Saved entries
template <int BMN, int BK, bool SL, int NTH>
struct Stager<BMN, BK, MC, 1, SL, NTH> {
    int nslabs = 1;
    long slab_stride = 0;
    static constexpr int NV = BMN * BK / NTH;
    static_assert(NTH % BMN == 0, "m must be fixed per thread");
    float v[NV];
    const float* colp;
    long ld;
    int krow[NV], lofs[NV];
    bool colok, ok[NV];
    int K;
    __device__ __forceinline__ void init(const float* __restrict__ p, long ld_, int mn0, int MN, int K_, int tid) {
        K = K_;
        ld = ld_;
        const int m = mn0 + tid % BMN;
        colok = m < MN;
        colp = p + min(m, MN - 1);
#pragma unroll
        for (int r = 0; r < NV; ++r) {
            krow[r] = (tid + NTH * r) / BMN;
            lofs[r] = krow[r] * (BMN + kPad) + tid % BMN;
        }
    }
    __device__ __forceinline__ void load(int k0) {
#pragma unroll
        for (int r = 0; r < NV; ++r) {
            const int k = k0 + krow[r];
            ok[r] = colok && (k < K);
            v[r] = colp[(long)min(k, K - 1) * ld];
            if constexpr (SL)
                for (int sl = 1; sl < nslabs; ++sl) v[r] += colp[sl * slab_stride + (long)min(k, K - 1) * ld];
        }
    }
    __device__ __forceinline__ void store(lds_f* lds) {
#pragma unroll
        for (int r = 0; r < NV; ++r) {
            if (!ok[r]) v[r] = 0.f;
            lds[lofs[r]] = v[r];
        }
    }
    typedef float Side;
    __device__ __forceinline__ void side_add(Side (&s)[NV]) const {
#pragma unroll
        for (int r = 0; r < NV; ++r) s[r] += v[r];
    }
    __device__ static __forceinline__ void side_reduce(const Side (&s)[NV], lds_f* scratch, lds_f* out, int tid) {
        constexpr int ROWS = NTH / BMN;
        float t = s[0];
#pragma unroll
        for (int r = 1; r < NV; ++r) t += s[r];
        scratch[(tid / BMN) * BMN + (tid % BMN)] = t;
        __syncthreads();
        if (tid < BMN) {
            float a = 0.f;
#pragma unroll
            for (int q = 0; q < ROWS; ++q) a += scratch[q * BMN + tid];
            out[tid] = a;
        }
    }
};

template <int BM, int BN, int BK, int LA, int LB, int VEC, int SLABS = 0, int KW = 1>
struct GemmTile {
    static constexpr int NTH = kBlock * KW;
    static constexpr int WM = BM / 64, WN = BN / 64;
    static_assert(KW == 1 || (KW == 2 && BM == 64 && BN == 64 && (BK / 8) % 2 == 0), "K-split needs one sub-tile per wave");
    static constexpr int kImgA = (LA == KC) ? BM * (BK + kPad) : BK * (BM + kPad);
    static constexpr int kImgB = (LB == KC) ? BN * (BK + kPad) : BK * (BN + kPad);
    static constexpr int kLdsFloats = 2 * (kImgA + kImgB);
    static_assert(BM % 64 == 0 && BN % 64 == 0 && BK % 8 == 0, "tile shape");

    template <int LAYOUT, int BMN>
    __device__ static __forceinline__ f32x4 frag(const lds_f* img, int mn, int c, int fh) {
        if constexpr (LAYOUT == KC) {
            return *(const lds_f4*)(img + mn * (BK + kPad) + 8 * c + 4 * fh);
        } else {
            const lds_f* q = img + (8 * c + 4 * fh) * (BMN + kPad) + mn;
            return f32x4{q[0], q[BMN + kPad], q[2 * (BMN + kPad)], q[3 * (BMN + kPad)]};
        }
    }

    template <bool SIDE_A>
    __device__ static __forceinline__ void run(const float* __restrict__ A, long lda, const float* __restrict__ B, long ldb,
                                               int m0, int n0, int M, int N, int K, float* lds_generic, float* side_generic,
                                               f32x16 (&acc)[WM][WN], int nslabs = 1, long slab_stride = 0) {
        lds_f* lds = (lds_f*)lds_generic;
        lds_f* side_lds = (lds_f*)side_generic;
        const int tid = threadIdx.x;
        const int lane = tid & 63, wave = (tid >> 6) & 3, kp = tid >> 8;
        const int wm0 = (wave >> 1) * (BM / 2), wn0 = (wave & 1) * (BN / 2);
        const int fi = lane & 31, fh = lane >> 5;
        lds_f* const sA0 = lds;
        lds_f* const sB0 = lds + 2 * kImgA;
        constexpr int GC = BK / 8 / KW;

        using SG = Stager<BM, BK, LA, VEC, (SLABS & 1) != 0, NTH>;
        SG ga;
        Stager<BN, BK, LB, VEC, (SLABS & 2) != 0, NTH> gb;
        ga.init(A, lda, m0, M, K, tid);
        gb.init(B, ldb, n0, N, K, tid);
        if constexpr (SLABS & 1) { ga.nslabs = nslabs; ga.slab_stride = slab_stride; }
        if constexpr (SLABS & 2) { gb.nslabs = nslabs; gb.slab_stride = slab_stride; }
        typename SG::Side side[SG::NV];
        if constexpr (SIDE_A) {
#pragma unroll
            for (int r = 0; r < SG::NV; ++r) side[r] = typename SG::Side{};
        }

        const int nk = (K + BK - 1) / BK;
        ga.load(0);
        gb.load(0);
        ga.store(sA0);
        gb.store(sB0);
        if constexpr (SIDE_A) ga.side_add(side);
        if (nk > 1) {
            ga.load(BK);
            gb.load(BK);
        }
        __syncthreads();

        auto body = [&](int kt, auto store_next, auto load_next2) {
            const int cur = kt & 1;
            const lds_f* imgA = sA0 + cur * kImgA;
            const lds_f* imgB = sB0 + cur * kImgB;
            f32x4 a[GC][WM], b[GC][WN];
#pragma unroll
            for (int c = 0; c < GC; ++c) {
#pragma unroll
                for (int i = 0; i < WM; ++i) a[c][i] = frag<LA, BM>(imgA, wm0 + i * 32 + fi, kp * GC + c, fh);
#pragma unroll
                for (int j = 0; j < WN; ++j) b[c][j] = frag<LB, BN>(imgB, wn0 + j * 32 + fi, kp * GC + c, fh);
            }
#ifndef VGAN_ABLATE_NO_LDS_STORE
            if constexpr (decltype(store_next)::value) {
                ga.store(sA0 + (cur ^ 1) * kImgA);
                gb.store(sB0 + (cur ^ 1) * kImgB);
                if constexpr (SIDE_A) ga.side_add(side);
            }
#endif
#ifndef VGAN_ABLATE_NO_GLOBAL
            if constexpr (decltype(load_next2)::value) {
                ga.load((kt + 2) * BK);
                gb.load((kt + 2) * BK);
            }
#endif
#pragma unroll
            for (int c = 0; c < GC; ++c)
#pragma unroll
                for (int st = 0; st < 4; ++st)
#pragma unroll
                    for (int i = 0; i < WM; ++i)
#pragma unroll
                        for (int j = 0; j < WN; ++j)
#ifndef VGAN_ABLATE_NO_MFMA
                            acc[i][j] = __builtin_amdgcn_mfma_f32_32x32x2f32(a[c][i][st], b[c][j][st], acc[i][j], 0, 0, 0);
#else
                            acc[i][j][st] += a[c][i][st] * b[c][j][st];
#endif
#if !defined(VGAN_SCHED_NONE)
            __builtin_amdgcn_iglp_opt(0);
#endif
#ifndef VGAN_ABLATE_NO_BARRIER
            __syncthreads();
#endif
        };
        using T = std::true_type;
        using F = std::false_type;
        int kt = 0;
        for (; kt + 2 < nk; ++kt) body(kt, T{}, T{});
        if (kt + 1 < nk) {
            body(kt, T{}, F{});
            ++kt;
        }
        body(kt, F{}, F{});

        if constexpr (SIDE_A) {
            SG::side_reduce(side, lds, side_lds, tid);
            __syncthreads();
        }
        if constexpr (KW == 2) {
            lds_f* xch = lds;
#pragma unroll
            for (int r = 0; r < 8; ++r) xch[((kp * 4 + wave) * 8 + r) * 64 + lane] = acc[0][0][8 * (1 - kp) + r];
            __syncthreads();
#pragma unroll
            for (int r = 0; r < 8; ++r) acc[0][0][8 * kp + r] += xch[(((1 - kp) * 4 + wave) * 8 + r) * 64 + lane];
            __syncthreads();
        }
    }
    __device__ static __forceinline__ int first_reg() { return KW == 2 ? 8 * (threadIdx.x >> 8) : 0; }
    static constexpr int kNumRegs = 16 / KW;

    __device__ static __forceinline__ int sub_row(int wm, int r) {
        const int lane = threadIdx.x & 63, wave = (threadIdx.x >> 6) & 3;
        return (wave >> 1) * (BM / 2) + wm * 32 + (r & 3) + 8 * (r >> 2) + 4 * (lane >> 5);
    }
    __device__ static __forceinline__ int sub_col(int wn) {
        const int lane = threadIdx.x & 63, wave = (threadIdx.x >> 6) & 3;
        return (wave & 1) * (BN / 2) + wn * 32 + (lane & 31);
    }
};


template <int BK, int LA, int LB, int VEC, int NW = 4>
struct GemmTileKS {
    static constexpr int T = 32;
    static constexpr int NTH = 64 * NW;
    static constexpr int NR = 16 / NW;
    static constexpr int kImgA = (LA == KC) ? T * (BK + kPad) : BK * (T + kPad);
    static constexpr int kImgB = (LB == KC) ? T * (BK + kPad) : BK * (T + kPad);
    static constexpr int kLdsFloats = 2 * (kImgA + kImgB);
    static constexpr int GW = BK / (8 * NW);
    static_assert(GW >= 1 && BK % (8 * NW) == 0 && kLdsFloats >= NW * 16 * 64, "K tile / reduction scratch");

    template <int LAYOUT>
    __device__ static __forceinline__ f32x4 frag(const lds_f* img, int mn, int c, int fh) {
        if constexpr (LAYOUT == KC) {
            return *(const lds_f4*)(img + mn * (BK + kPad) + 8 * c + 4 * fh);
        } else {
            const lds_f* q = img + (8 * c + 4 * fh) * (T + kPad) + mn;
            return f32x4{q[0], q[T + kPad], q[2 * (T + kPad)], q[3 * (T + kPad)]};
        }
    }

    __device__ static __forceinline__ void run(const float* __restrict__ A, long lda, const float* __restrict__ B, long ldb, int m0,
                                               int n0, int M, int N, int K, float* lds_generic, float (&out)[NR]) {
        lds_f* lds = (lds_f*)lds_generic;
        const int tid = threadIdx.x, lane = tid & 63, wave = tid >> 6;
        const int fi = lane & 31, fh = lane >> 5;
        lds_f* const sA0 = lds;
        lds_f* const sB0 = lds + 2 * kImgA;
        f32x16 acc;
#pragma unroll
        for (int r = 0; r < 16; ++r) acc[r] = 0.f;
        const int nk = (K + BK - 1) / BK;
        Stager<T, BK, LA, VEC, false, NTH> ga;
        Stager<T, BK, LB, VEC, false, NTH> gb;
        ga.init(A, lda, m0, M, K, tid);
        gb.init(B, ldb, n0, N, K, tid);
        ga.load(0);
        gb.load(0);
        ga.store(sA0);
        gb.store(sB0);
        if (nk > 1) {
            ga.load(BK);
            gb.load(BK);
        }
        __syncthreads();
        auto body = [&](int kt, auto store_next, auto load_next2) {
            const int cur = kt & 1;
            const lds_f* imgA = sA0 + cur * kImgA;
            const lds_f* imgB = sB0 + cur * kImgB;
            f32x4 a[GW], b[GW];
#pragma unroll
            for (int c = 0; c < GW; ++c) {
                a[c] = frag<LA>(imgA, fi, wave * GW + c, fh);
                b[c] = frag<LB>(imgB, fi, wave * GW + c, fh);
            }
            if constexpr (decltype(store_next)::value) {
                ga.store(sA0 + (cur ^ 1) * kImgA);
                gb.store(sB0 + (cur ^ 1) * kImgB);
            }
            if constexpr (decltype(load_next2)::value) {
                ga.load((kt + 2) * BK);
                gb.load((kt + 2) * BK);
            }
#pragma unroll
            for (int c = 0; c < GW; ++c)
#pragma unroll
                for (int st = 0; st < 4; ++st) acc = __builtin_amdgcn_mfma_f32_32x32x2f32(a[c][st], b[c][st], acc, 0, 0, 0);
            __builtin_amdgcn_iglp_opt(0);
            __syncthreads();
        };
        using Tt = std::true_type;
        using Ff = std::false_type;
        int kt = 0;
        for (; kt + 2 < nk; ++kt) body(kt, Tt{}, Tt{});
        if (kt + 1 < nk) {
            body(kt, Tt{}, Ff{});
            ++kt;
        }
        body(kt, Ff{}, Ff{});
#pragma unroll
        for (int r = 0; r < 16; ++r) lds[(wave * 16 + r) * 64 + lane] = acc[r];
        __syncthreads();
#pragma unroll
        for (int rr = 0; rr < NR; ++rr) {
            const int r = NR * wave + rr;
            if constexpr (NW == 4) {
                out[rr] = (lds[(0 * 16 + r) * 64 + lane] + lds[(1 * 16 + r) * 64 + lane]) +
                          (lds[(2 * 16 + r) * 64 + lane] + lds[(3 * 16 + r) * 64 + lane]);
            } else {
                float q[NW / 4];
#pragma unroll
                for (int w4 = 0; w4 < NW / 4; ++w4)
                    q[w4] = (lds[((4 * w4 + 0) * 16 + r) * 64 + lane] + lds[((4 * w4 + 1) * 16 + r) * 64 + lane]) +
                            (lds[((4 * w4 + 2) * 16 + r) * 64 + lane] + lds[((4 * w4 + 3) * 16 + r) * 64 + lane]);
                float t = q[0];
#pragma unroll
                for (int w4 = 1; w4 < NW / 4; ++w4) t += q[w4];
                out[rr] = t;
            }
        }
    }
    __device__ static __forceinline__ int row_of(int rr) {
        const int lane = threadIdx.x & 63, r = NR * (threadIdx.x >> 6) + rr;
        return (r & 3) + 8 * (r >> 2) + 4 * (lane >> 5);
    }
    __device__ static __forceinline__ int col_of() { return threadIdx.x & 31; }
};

#### TO DO:
Search the records for the word "krow" and return every line that holds it.

#### TASK RESPONSE:
    int krow[NV], lofs[NV];
            krow[r] = (tid + NTH * r) / BMN;
            lofs[r] = krow[r] * (BMN + kPad) + tid % BMN;
            const int k = k0 + krow[r];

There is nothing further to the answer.